Lombard Medical Technologies (LON:LMT) revealed the first US patients have been successfully treated with Aorfix, its flexible stent graft used to treat ruptures to the main artery.
Aorfix was approved by the US Food & Drug Administration (FDA) for commercial sale in the US in February 2013, prompting 30% spike in the share price at the time for a stock that had already doubled in price over the previous year.
Aorfix is the only endovascular stent graft with approved labelling for use in more challenging cases with neck angulations greater than 60 degrees.
The first US cases using Aorfix included patients with aortic neck angles significantly greater than 60 degrees that would have previously required more invasive open surgical abdominal aortic aneurysm (AAA) repair or "off label" use of an alternative device not designed to treat patients with this level of tortuosity in the aorta.
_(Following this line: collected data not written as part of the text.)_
__device__ __forceinline__ u32 b2_pick(u32 v, LaneDecQ& rc, const u32* rcp) {
    const u32 f0 = v & 0xff, f1 = (v >> 8) & 0xff, f2 = (v >> 16) & 0xff, f3 = v >> 24;
    const u32 c1 = f0, c2 = f0 + f1, c3 = c2 + f2, tot = c3 + f3;
    u32 r;
    const u32 prob = rc.get_freq(tot, rcp[tot], r);
    const u32 b = (prob >= c1 ? 1u : 0u) + (prob >= c2 ? 1u : 0u) + (prob >= c3 ? 1u : 0u);
    const u32 cum = b == 0 ? 0u : b == 1 ? c1 : b == 2 ? c2 : c3;
    rc.decode(r, cum, (v >> (8 * b)) & 0xff);
    return b;
}
template <int THREADS>
__global__ __launch_bounds__(THREADS) void k_gen_decode_c(ChainArgs a, DecodeArgs da, u32 c0, u32 c1 ) {
    __shared__ u32 rcp[1024];
    for (u32 i = threadIdx.x; i < 1024; i += THREADS) rcp[i] = i ? rc_recip(i) : 0u;
    __syncthreads();
    const u32 c = c0 + blockIdx.x * THREADS + threadIdx.x;
    if (c >= c1) return;
    ChainPos cp = chain_pos(a, c);
    const BlockDesc* d = &a.m.blocks[cp.b];
    LaneDecQ rc; rc.init(da.streams + a.coff[c], a.csz[c], reinterpret_cast<const u8*>(a.qesc));
    const u32* rows = gen_rows_of(a, cp.b);
    const u32 alphabet = d->solid ? 0x33323130u  : 0x54474341u ;
    const u32 mask = (1u << d->gen_bits) - 1u;
    const u32 INIT = 0x007616c7u;
    const u32 r12 = rc_recip(12u);
    u32 n_next = cp.nrec ? da.slen[cp.r0] : 0u; u64 off_next = cp.nrec ? da.soff[cp.r0] : 0ull;
    if (a.seg_len) {
        const u32 ql = da.qlen[cp.r0];
        seg_range(cp, ql > n_next ? ql : n_next);
        const u64 lo = cp.sub_lo < n_next ? cp.sub_lo : n_next;
        n_next = (u32)(n_next - lo < cp.sub_len ? n_next - lo : cp.sub_len); off_next += lo;
    }
    const u8* const raw = da.streams + a.coff[c]; const u32 raw_n = a.csz[c];
    u32 racc = 0, rnb = 0, rat = 0, rbad = 0;
    for (u32 k = 0; k < cp.nrec; k++) {
        const u32 llen = n_next; const u64 off = off_next;
        if (k + 1 < cp.nrec) { n_next = da.slen[cp.r0 + k + 1]; off_next = da.soff[cp.r0 + k + 1]; }
        LaneOut32 out; out.begin(da.seq_stage + off);
        u32 last = INIT;
        if (a.flat_raw) {
            for (u32 i = 0; i < llen; i++) {
                if (rnb == 0) {
                    if (rat + 4u <= raw_n) { racc = *reinterpret_cast<const u32_any*>(raw + rat); rat += 4u; rnb = 32u; }
                    else if (rat < raw_n) { racc = raw[rat++]; rnb = 8u; }
                    else { rbad = 1; racc = 0; rnb = 32u; }
                }
                out.put((alphabet >> (8u * (racc & 3u))) & 0xffu);
                racc >>= 2; rnb -= 2u;
            }
        } else
        if (rows) {
            u32 v = rows[last & mask];
            for (u32 i = 0; i < llen; i++) {
                const uint4 cand = *reinterpret_cast<const uint4*>(rows + ((last << 2) & mask));
                rc.top_up();
                const u32 b = b2_pick(v, rc, rcp);
                out.put((alphabet >> (8 * b)) & 0xff);
                last = (last << 2) | b;
                v = b == 0 ? cand.x : b == 1 ? cand.y : b == 2 ? cand.z : cand.w;
            }
        } else if (a.flat_quads) {
            for (u32 i = 0; i < llen; i += 4u) {
                const u32 k = llen - i < 4u ? llen - i : 4u;
                rc.top_up();
                u32 r;
                const u32 S = rc.get_freq_bits(2u * k, r);
                rc.decode1(r, S, 1u);
                for (u32 j = 0; j < k; j++) out.put((alphabet >> (8u * ((S >> (2u * j)) & 3u))) & 0xffu);
            }
        } else {
            for (u32 i = 0; i < llen; i++) {
                rc.top_up();
                u32 r;
                const u32 prob = rc.get_freq(12u, r12, r);
                const u32 b = (prob >= 3u ? 1u : 0u) + (prob >= 6u ? 1u : 0u) + (prob >= 9u ? 1u : 0u);
                rc.decode1(r, 3u * b, 3u);
                out.put((alphabet >> (8 * b)) & 0xff);
            }
        }
        out.end();
    }
    if (a.flat_raw) { if (rbad || rat != raw_n || (rnb >= 8u) || racc) atomicMax(&a.m.blocks[cp.b].status, (u32)(-SFQ_E_CORRUPT)); }
    else
    if (rc.err) atomicMax(&a.m.blocks[cp.b].status, (u32)(-SFQ_E_CORRUPT));
}
void launch_gen_decode_c(const ChainArgs& a, const DecodeArgs& da, u32 c0, u32 c1, hipStream_t st) {
    constexpr int T = 256;
    if (c1 > a.geo.nchains) c1 = a.geo.nchains;
    if (c1 <= c0) return;
    hipLaunchKernelGGL(k_gen_decode_c<T>, dim3((c1 - c0 + T - 1) / T), dim3(T), 0, st, a, da, c0, c1);
}
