# bingjeff/trex-gym

Measured on NVIDIA B200. Metric: env-steps/sec at 65,536 envs/GPU, higher is better.
Workload: dtype f32

## Files before the change

### trex_gym_b200/csrc/trex_core.h

```cpp
#pragma once
#include "trex_topology.h"
#include <stddef.h>

#ifndef TREX_KMAX
#define TREX_KMAX 16
#endif
#ifndef TREX_PGS_UNROLL
#define TREX_PGS_UNROLL TREX_ROLLED
#endif
#define TREX_NCAND_MAX 64
#define TREX_MAX_ROUNDS 12
#ifdef TREX_PHASES
#define TREX_STATE_STRIDE 176
#else
#define TREX_STATE_STRIDE 160
#endif
#define W_COL 0
#define W_RHSM 992
#define W_JDI 1024
#define W_DSELF 1056
#define W_RHSL 1088
#define W_SIGMA 1120
#define TREX_KC 8
#define W_NC 1152
#define W_CS 1160
#define W_BT (W_CS + 16 * TREX_KC)
#define W_A4 (W_BT + 96 * TREX_KC)
#define TREX_WORK_STRIDE 2848
static_assert(W_A4 + 12 * TREX_KC * TREX_KC <= TREX_WORK_STRIDE && (W_BT % 4) == 0 && (W_A4 % 4) == 0 && (TREX_WORK_STRIDE % 32) == 0,
              "work record layout");
#define TREX_KW TREX_KMAX
#define H_NC 0
#define H_CS 8
#define H_BT (H_CS + 16 * TREX_KW)
#define H_A4 (H_BT + 96 * TREX_KW)
#define TREX_HEAVY_STRIDE (((H_A4 + 9 * TREX_KW * TREX_KW) + 31) / 32 * 32)
static_assert((H_BT % 4) == 0 && (H_A4 % 4) == 0 && TREX_KC <= TREX_KW, "heavy record layout");
#define TREX_NCLASS 6
#define TREX_CLASS_HEAVY (TREX_NCLASS - 1)
TREX_TOPO_FN int defer_class(int n_contacts) {
  return n_contacts <= 2 ? n_contacts : (n_contacts <= 4 ? 3 : (n_contacts <= TREX_KC ? 4 : TREX_CLASS_HEAVY));
}
#ifdef TREX_PHASES
#define TREX_AUX_STRIDE 16
#define TREX_TICK(i) { const long long _t = cycle_count(); stats.phase[i] += (float)(_t - _t0); _t0 = _t; }
#else
#define TREX_AUX_STRIDE 8
#define TREX_TICK(i)
#endif

namespace trex {

using trex_topo::NB;
using trex_topo::NJ;
using trex_topo::MAX_DEPTH;

enum {
  F_E0 = 0,
  F_R0 = 9,
  F_MASS = 12,
  F_MC = 13,
  F_I = 16,
  F_DROT = 22,
  F_LOWER = 28,
  F_UPPER = 29,
  F_JDAMP = 30,
  F_STARTQ = 31,
  F_COUNT = 32
};
enum {
  IF_PARENT_LANE = 0,
  IF_DEPTH = 1,
  IF_ANC_MASK = 2,
  IF_CHILDREN = 3,
  IF_OBS_SLOT = 4,
  IF_DAMP_LANE = 5,
  IF_DAMP_CONTRIB = 6,
  IF_LIMIT_ORDER = 7,
  IF_LEVEL = 8,
  IF_COUNT = 8 + MAX_DEPTH
};

struct Uniform {
  float dt, g, kp, kd, max_impulse, k_lin, k_ang, maxvel, erp, contact_erp, split_thresh, slop;
  float resid_thresh, warm, mu, breaking, floor_z, limit_max_impulse, reset_z, target_h;
  float w_dist, w_energy, w_drift;
  float head_p[3];
  float r0[NB][3];
  int iters, n_sub, max_episode_steps, head_lane, n_cand, n_rounds, contacts_on, reset_mode;
  int defer_contacts;
  unsigned seed;
  long long env_offset;
  float reset_z_min, reset_z_max;
  unsigned char order[2 * NJ];
  unsigned char depth[NB];
  unsigned char max_children[MAX_DEPTH + 1];
  unsigned char head_chain[MAX_DEPTH];
  int head_depth;
};

struct alignas(16) WarpShared {
  float col[31][32];
  float tmp[1][32];
  float lam_cache[TREX_NCAND_MAX];
  float cpos[TREX_KMAX][4];
  int ccand[TREX_KMAX];
  int clane[TREX_KMAX];
  union {
    struct {
      float E[9][32];
      float U[6][32];
      float invD[32];
      float Rw[9][32];
      float xw[3][32];
      float pack[32][16];
    } k;
    struct {
      float dV[3 * TREX_KMAX][32];
      float Jc[3 * TREX_KMAX][12];
      unsigned char slot[TREX_KMAX][32];
      unsigned char inv[TREX_KW][16];
    } c;
    struct {
      float keep[28][32];
      float pA[6][32];
      float cc[5][32];
      float uu[32];
      float Ip[21][32];
      float pp[6][32];
      float base[32];
    } x;
  };
};
static_assert(sizeof(((WarpShared*)0)->x) <= sizeof(((WarpShared*)0)->c), "exchange area must fit the union");
static_assert(sizeof(((WarpShared*)0)->x.keep) == 28 * 128, "exchange area must start behind k.E .. k.xw");
#define TREX_PART_ROW 44
static_assert(sizeof(((WarpShared*)0)->k) <= TREX_PART_ROW * 128, "partials must not overlap the kinematics arrays");
static_assert(sizeof(((WarpShared*)0)->c) >= (TREX_PART_ROW + 6) * 128, "contact-row storage too small for the damping scratch");

TREX_FN constexpr int SI(int i, int j) {
  return (i <= j) ? (i * 6 - (i * (i - 1)) / 2 + (j - i)) : (j * 6 - (j * (j - 1)) / 2 + (i - j));
}
TREX_FN constexpr int body_lane(int b) { return b == 0 ? 25 : b - 1; }

struct EnvRegs {
  vf q, qd, tgt, tau;
  float pos[3], quat[4], om[3], vl[3];
};

TREX_FN uint32_t sig_mix_u(uint32_t h, uint32_t w) { return (h ^ w) * 16777619u; }
#define TREX_CONE_EDGE 0.9999f

struct StepStats {
  uint32_t sig;
  int iters;
  int contacts;
  int overflow;
#ifdef TREX_PHASES
  float phase[8];
#endif
};

#define MDL(f) ldg_ro(mdl, lane + (f) * 32)
#define MDLI(f) ldi(mdli, lane + (f) * 32)

TREX_FN vf clampv(vf x, float lo, float hi) { return sel(x < lo, lo, sel(x > hi, hi, x)); }
TREX_FN float clampf(float x, float lo, float hi) { return x < lo ? lo : (x > hi ? hi : x); }

TREX_FN void quat_to_Rb(const float q[4], float Rb[9]) {
  const float x = q[0], y = q[1], z = q[2], w = q[3];
  const float s = 2.0f / (x * x + y * y + z * z + w * w);
  Rb[0] = 1.0f - s * (y * y + z * z); Rb[3] = s * (x * y - w * z);        Rb[6] = s * (x * z + w * y);
  Rb[1] = s * (x * y + w * z);        Rb[4] = 1.0f - s * (x * x + z * z); Rb[7] = s * (y * z - w * x);
  Rb[2] = s * (x * z - w * y);        Rb[5] = s * (y * z + w * x);        Rb[8] = 1.0f - s * (x * x + y * y);
}

TREX_FN void local_rotation(const float* mdl, vi lane, vf q, vf E[9]) {
  const vf c = vcos(q), s = vsin(q);
  vf e0[9];
  TREX_UNROLL for (int k = 0; k < 9; k++) e0[k] = MDL(F_E0 + k);
  E[0] = c * e0[0] + s * e0[1]; E[1] = c * e0[3] + s * e0[4]; E[2] = c * e0[6] + s * e0[7];
  E[3] = c * e0[1] - s * e0[0]; E[4] = c * e0[4] - s * e0[3]; E[5] = c * e0[7] - s * e0[6];
  E[6] = e0[2]; E[7] = e0[5]; E[8] = e0[8];
}
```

All patients are doing well following the procedures.
Simon Hubbert, chief executive officer of Lombard Medical said: "Since receiving US FDA approval, the company has invested in the right people and worked diligently to ensure we have the commercial infrastructure and processes in place to become a significant player in the AAA market in the United States."
Dr Victor Weiss, a vascular surgeon who performed some of the operations, said: “Based on my initial experience with Aorfix, I believe its ease of use and unique design will provide us with an important new tool to ensure the effectiveness of endovascular treatment of AAAs."
Dr Sachinder Hans, MD of Henry Ford Hospital in Detroit, said: "I was particularly impressed by how Aorfix conformed to a very challenging anatomy. This patient had several health issues that existed prior to the procedure, including poor renal function and heavy calcium deposits, but we had a very successful outcome due to our ability to address the AAA in a minimally invasive fashion.
"Aorfix provides a new and important addition to the armamentarium of physicians working with patients with AAAs."